-- PROVIDED ENTRIES follows --
__device__ inline void ordered_chain_group(const AggArgs &args, const OrdChainPlan &plan, const int *__restrict__ rows, int64_t g, long long s, long long e, double *vals,
                                           unsigned long long *cnt_lds, unsigned long long *lo_lds, long long *hi_lds)
{
    const int wave = threadIdx.x >> 6, lane = threadIdx.x & 63;
    if (threadIdx.x < kMaxAggs) {
        cnt_lds[threadIdx.x] = 0;
        lo_lds[threadIdx.x] = 0;
        hi_lds[threadIdx.x] = 0;
    }
    double *sum = nullptr;
    if (wave == 0) {
        __builtin_amdgcn_s_setprio(3);
#pragma unroll
        for (int k = 0; k < kMaxAggs; k++)
            if (k < args.n_aggs && plan.slot[k] == lane) sum = args.a[k].dsum;
    }
    double os = sum ? sum[g] : 0.0;
    __syncthreads();
    const long long tiles = (e - s + TG_ORD_TILE - 1) / TG_ORD_TILE;
    const int r = (wave - 1) * 64 + lane;
    long long row_next = (wave > 0 && s + r < e) ? rows[s + r] : 0;
    for (long long t = 0; t <= tiles; t++) {
        if (wave > 0 && t < tiles) {
            const long long j = s + t * TG_ORD_TILE + r;
            const long long row = row_next;
            if (j + TG_ORD_TILE < e) row_next = rows[j + TG_ORD_TILE];
            double *out = vals + (t & 1) * (TG_ORD_MAX_DOUBLES * TG_ORD_STRIDE) + r;
            const bool live = j < e;
#pragma unroll
            for (int k = 0; k < kMaxAggs; k++) {
                if (k >= args.n_aggs) break;
                const AggView &a = args.a[k];
                bool take = live;
                if (take && a.mask && ((a.mask_nulls && a.mask_nulls[row]) || !a.mask[row])) take = false;
                if (take && a.function != TGPU_AGG_COUNT_ALL && a.input_nulls && a.input_nulls[row]) take = false;
                const unsigned long long taken = __ballot(take);
                if (lane == 0 && taken) atomicAdd(&cnt_lds[k], (unsigned long long)__popcll(taken));
                if (a.function == TGPU_AGG_SUM_BIGINT) {
                    const long long v = take ? ((const long long *)a.input)[row] : 0;
                    const long long lo = wave_sum_i64((long long)(unsigned int)v), hi = wave_sum_i64(v >> 32);
                    if (lane == 0 && taken) {
                        atomicAdd(&lo_lds[k], (unsigned long long)lo);
                        atomicAdd((unsigned long long *)&hi_lds[k], (unsigned long long)hi);
                    }
                }
                else if (tg_is_minmax(a.function)) {
                    if (take) tg_minmax_update(&a.i128[g * 2], tg_minmax_encode(a.function, ((const unsigned long long *)a.input)[row]));
                }
                else if (plan.slot[k] >= 0 && live) {
                    double x = -0.0;
                    if (take) x = a.function == TGPU_AGG_AVG_BIGINT ? (double)((const long long *)a.input)[row] : ((const double *)a.input)[row];
                    out[plan.slot[k] * TG_ORD_STRIDE] = x;
                }
            }
        }
        else if (wave == 0 && t > 0 && sum) {
            const long long left = e - (s + (t - 1) * TG_ORD_TILE);
            os = tg_chain_add_tile(vals + ((t - 1) & 1) * (TG_ORD_MAX_DOUBLES * TG_ORD_STRIDE) + lane * TG_ORD_STRIDE, left < TG_ORD_TILE ? (int)left : TG_ORD_TILE, os);
        }
        __syncthreads();
    }
    if (sum) sum[g] = os;
    if (threadIdx.x == 64) {
#pragma unroll
        for (int k = 0; k < kMaxAggs; k++) {
            if (k >= args.n_aggs) break;
            const AggView &a = args.a[k];
            if (cnt_lds[k]) a.counts[g] += (long long)cnt_lds[k];
            if (a.function == TGPU_AGG_SUM_BIGINT && a.i128) {
                const __int128 big = (__int128)hi_lds[k] * ((__int128)1 << 32) + (__int128)lo_lds[k];
                const unsigned __int128 cur = ((unsigned __int128)a.i128[g * 2 + 1] << 64) | a.i128[g * 2];
                const unsigned __int128 nxt = cur + (unsigned __int128)big;
                a.i128[g * 2] = (unsigned long long)nxt;
                a.i128[g * 2 + 1] = (unsigned long long)(nxt >> 64);
            }
        }
    }
    __syncthreads();
}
-- PROVIDED ENTRIES concluded --
*WHAT THE TASK REQUIRES*:
The answer must be the line containing "if (a.function == TGPU_AGG_SUM_BIGINT &&" and every line after it to the end of the records, repeated exactly.

*WRITTEN ANSWER*:
            if (a.function == TGPU_AGG_SUM_BIGINT && a.i128) {
                const __int128 big = (__int128)hi_lds[k] * ((__int128)1 << 32) + (__int128)lo_lds[k];
                const unsigned __int128 cur = ((unsigned __int128)a.i128[g * 2 + 1] << 64) | a.i128[g * 2];
                const unsigned __int128 nxt = cur + (unsigned __int128)big;
                a.i128[g * 2] = (unsigned long long)nxt;
                a.i128[g * 2 + 1] = (unsigned long long)(nxt >> 64);
            }
        }
    }
    __syncthreads();
}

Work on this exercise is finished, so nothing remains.